Empat Belas

11.4K 996 20
                                    

Double up karena sabtu sebelumnya gak sempat update🙏

Happy reading

***

Devan melepas pelukannya. Ia berdiri menatap tajam gadis di hadapannya. "Kenapa harus Indonesia?! Ada hal apa sampai kamu ngebet mau kuliah di sana?!"

Gadis itu menggeleng pelan. "Pengen aja, Ana bosen di LA terus," cicitnya, ia takut pada tatapan Devan.

"Jangan coba berbohong Ana!"

Sebenarnya Ana memang sedang berbohong. Bukan itu alasannya ingin kuliah di Indonesia. Tapi tempat itu seakan terus saja membayanginya, menarik dirinya untuk kembali ke sana dan tinggal lebih lama.

"Udah berani kamu bohong sama kakak? Semenjak ketemu orang-orang rendahan itu kamu jadi berubah, kenapa?" Walau tetap dengan pembawaan yang tenang. Namun, kata itu tetap saja menusuk.

Ana mendongak, menatap wajah kakaknya. Baru kali ini ia mendengar Devan menghina orang. Kakaknya tak pernah seperti itu sebelumnya.

"Mereka gak rendahan. Mereka baik, Ana nyaman berteman sama mereka. Kakak jangan ngomong kaya gitu!" Dengan sedikit keberanian, ia berusaha membantah ucapan kakaknya. Ana tidak rela teman-temannya direndahkan.

Namun, sesaat kemudian gadis itu tersadar.
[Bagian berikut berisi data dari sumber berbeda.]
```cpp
namespace sealhip
{
    namespace
    {
        template <class T>
        T *upload(Engine &e, std::vector<void *> &owned, const T *host, std::size_t count)
        {
            T *dev = nullptr;
            SEALHIP_CHECK(hipMalloc(reinterpret_cast<void **>(&dev), sizeof(T) * (count ? count : 1)));
            owned.push_back(dev);
            if (count)
                SEALHIP_CHECK(hipMemcpy(dev, host, sizeof(T) * count, hipMemcpyHostToDevice));
            (void)e;
            return dev;
        }

        RowMap make_map(const std::vector<unsigned short> &ids)
        {
// ... 477 lines not shown
                const u64 b = hr.Bsk[j];
                const HostNttTables &tb = tables[n_key + (j < B ? 2 + j : 0)];
                if (tb.p != b)
                    throw std::logic_error("internal: Bsk prime order");
                rd.floor_G1m_top[0][j] = mont(mulmod(rd.floor_G1[j], tb.inv_n, b), b);
                rd.floor_G1m_top[1][j] = mont(mulmod(rd.floor_G1[j], tb.inv_n_w, b), b);
                rd.floor_G1m_top[2][j] = mont(rd.floor_G1m_top[0][j], b);
                rd.floor_G1m_top[3][j] = mont(rd.floor_G1m_top[1][j], b);
                rd.b_p[j] = b;
                rd.b_w1[j] = tb.fwd.size() >= 4 ? tb.fwd[2] : 0;
                rd.b_w1s[j] = tb.fwd.size() >= 4 ? tb.fwd[3] : 0;
                rd.b_rdp[j] = tb.rdp ? tb.rdp : shoup(1, b);
                {
                    u64 inv = b;
                    for (int it = 0; it < 6; it++)
                        inv *= 2 - b * inv;
                    rd.b_ninv[j] = 0 - inv;
                }
            }
            for (int i = 0; i < k; i++)
            {
                const u64 qi = hr.q[i];
                rd.floor_F0_top[0][i] = mulmod(rd.floor_F0[i], tables[i].inv_n, qi);
                rd.floor_F0_top[1][i] = mulmod(rd.floor_F0[i], tables[i].inv_n_w, qi);
                rd.floor_F0_top_s[0][i] = shoup(rd.floor_F0_top[0][i], qi);
                rd.floor_F0_top_s[1][i] = shoup(rd.floor_F0_top[1][i], qi);
                for (int hh = 0; hh < 2; hh++)
                {
                    rd.floor_F0_top[2 + hh][i] = mont(rd.floor_F0_top[hh][i], qi);
                    rd.floor_F0_top_s[2 + hh][i] = shoup(rd.floor_F0_top[2 + hh][i], qi);
                }
                rd.q_p[i] = qi;
                rd.q_rdp[i] = tables[i].rdp ? tables[i].rdp : shoup(1, qi);
                {
                    u64 inv = qi;
                    for (int it = 0; it < 6; it++)
                        inv *= 2 - qi * inv;
                    rd.q_ninv[i] = 0 - inv;
                }
                rd.q_mt_inv_s[i] = shoup(rd.q_mt_inv[i], qi);
                rd.floor_F0_s[i] = shoup(rd.floor_F0[i], qi);
                rd.pBm[i] = mont(hr.prod_B_mod_q[i], qi);
                rd.nBm[i] = mont(qi - hr.prod_B_mod_q[i], qi);
                for (int j = 0; j < B; j++)
                    BQm[static_cast<std::size_t>(i) * B + j] = mont(hr.B_to_q.matrix[static_cast<std::size_t>(i) * B + j], qi);
            }
            for (int j = 0; j < B; j++)
                rd.B_to_mskm[j] = mont(hr.B_to_m_sk.matrix[j], hr.m_sk);
            rd.inv_prod_B_mod_msk_s = shoup(hr.inv_prod_B_mod_m_sk, hr.m_sk);
            rd.lift_L1m = upload<u64>(*this, lt.owned, L1m.data(), L1m.size());
            rd.floor_G2m = upload<u64>(*this, lt.owned, G2m.data(), G2m.size());
            rd.B_to_qm = upload<u64>(*this, lt.owned, BQm.data(), BQm.size());
            {
                HostBaseConv tg;
                tg.build(hr.q, std::vector<u64>{ t, hr.gamma });
                for (int i = 0; i < k; i++)
                {
                    const u64 qi = hr.q[i];
                    rd.dsr_scale[i] = mulmod(mulmod(t % qi, hr.gamma % qi, qi), tg.inv_punct[i], qi);
                    rd.dsr_scale_s[i] = shoup(rd.dsr_scale[i], qi);
                    rd.dsr_to_t[i] = tg.matrix[i];
                    rd.dsr_to_g[i] = tg.matrix[static_cast<std::size_t>(k) + i];
                }
                u64 pq_t = 1 % t, pq_g = 1;
                for (int i = 0; i < k; i++)
                {
                    pq_t = mulmod(pq_t, hr.q[i] % t, t);
                    pq_g = mulmod(pq_g, hr.q[i] % hr.gamma, hr.gamma);
                }
                u64 it = 0, ig = 0, igt = 0;
                if (!invmod(pq_t, t, it) || !invmod(pq_g, hr.gamma, ig) || !invmod(hr.gamma % t, t, igt))
                    throw std::logic_error("invalid rns bases");
                rd.dsr_neg_inv_q_t = it ? t - it : 0;
                rd.dsr_neg_inv_q_g = ig ? hr.gamma - ig : 0;
                rd.dsr_inv_gamma_t = igt;
                rd.dsr_gamma = hr.gamma;
                rd.gamma_prime = static_cast<unsigned>(n_key + 1);
            }
            rd.redc_small = bounds::behz_redc_small(k, B, max_q, max_b) ? 1 : 0;
        }
        lt.h_rns = rd;
        lt.d_rns = upload<RnsDev>(*this, lt.owned, &rd, 1);

        if (k <= k_first)
        {
            KsDev kd{};
            kd.k = k;
            kd.nsp = nsp;
            kd.nd = (k + nsp - 1) / nsp;
            kd.n_all = k_first;
            kd.n_total = n_key;
            kd.is_ckks = scheme == 2;
            kd.strict = mode_strict;
            const int rows = k + nsp;
            for (int r = 0; r < rows; r++)
                kd.row_prime[r] = static_cast<unsigned>(r < k ? r : k_first + (r - k));
            auto prime_of = [&](int r) { return key_moduli[kd.row_prime[r]]; };
            const std::size_t blk = static_cast<std::size_t>(2 * nsp + rows * nsp);
            std::vector<u64> modup(blk * kd.nd, 0);
            for (int j = 0; j < kd.nd; j++)
            {
                const int r0 = j * nsp, r1 = std::min(r0 + nsp, k), bs = r1 - r0;
                u64 *b = modup.data() + blk * j;
                for (int a = 0; a < bs; a++)
                {
                    const u64 pa = prime_of(r0 + a);
// ... 335 lines not shown
```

Darimana kakaknya tau jika ia mempunyai teman di sana. Kakaknya bahkan tak pernah bertemu dengan mereka.

"Kakak tau mereka darimana?"

Devan terdiam. Pria itu mendekat, menatap Ana penuh arti, menyentuh lembut kedua pipi adiknya dengan tangan lebarnya.

Wajah mereka hanya berjarak beberapa centi. Mata kedua kakak beradik itu bertemu, saling menatap hingga gadis itu bisa merasakan deru nafas Devan.
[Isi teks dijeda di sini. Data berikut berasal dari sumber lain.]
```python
def stem_conv_fwd(x_nchw, w, padded_hw, stride, pad):
    if x_nchw.dtype not in (torch.uint8, F32):
        raise LeodHipError(f'stem input must be uint8 or float32, got {x_nchw.dtype}')
    _ck(x_nchw, x_nchw.dtype, 'x')
    _ck(w, name='w')
    B, Cin, H, W = x_nchw.shape
    N, ks = w.shape[0], w.shape[-1]
    Ho, Wo = _out_hw(padded_hw[0], padded_hw[1], ks, stride, pad)
    y = torch.empty((B, Ho, Wo, N), dtype=F32, device=x_nchw.device)
    check(_l().leod_stem_conv_fwd(_p(x_nchw), 1 if x_nchw.dtype == torch.uint8 else 0, _p(w), _p(y), B, Cin, H, W,
                                   padded_hw[0], padded_hw[1], N, ks, stride, pad, _stream()), 'stem_conv_fwd')
    return y


def stem_conv_wgrad(dy, x_nchw, dw, padded_hw, stride, pad):
    _ck(dy, name='dy')
    _ck(x_nchw, x_nchw.dtype, 'x')
    _ck(dw, name='dw')
    B, Cin, H, W = x_nchw.shape
    N, ks = dw.shape[0], dw.shape[-1]
    check(_l().leod_stem_conv_wgrad(_p(dy), _p(x_nchw), 1 if x_nchw.dtype == torch.uint8 else 0, _p(dw), B, Cin, H, W,
                                     padded_hw[0], padded_hw[1], N, ks, stride, pad, _stream()), 'stem_conv_wgrad')


BF16_GRADS = True
STAT_REPLICAS = 32

# ... 868 lines not shown
```

Before: 11420.

## Fuse downsample LayerNorm backward into following attention block's qkv dgrad

Records the conv-LN forward state on its output tensor so the next attention block, which lacks its own norm1, can run the fused linear-dgrad + LayerNorm-backward kernel with the residual added before the LN backward (new res-first mode). The ConvLN backward then reuses the precomputed dz when the incoming gradient is the same buffer, or applies a correction for extra gradient contributions otherwise. This aims to remove a separate layernorm_bwd pass and a full-size intermediate write/read. It adds cross-Function coupling through tensor attributes, which is fragile if the gradient reaching the ConvLN differs from the one the fused kernel saw.

```diff
diff --git a/include/leod_hip.h b/include/leod_hip.h
--- a/include/leod_hip.h
+++ b/include/leod_hip.h
@@ -203,9 +203,10 @@
 int leod_augment_rot_u8(const unsigned char* src, unsigned char* dst, const int* params, const float* rot, int T, int B, int C,
                         int H, int W, leod_stream_t stream);
 
+int leod_linear_dgrad_lnbwd_supported(int M, int N, int K, int dy_bf16);
 int leod_linear_dgrad_lnbwd(const float* dy, const float* W, const float* x, const float* stats, const float* ln_w,
                             const float* dres, float* dx, float* dgamma, float* dbeta, int M, int N, int K, int dy_bf16,
-                            leod_stream_t stream);
+                            int res_mode, leod_stream_t stream);
 
 long leod_plan_create(void* hip_graph, int max_lanes);
 int leod_plan_set_hoist_ranges(const long* starts, const long* bytes, int n);
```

"Kakak tau semua tentang kamu Ana! Semuanya!" Bisikan Devan mampu membuat Ana seketika merinding.

Dengan pelan gadis itu mendorong dada Devan agar pria itu bisa sedikit menjauh. Ada yang berbeda dengan tatapan kakaknya, pria itu ...

Aneh!

"Jangan coba-coba untuk ketemu dengan mereka lagi!" Tajam Devan.

"Kenapa? Kakak kenal mereka?" Tanya Ana.

"Jangan banyak tanya." Kemudian pria itu berbalik dan pergi menuju kamarnya.

"Ana tetep akan temenan sama mereka!" Ucapan gadis itu terdengar yakin.

Ana tidak tau jika lawan bicaranya sudah menahan emosi mati-matian agar tidak meluap dan melakukan hal yang fatal.

"Mereka baik. Temenan sama mereka seru. Gak gini, sepi, Ana sendirian, bosenin, pengen kabur aja rasanya, An- "

"STOP!" Bentak Devan.

Pria itu berbalik, berjalan dengan langkah lebar kearah Ana. Emosinya semakin memuncak saat melihat gadis itu memasang wajah menantang.

Ana nya dulu tak pernah seperti ini padanya. Gadis itu lebih penurut dibanding sekarang dan semua pasti karena pertemuan nya dengan orang-orang rendah itu.

Cengkraman kuat di rahangnya langsung ia dapatkan. Ana dapat melihat jelas emosi pada mata kakaknya.

"Kamu yang menjauh ... " Devan menggantung ucapannya, menambah cengkeramannya menjadi semakin kuat membuat gadis itu meringis.

"Atau mereka yang akan mati!"

Mata Ana membulat. Gadis itu menggeleng kuat mencoba melepas cengkraman sang kakak dari wajahnya. Ia tak bisa melakukan apa-apa sebab kedua tangannya digenggam kuat oleh Devan.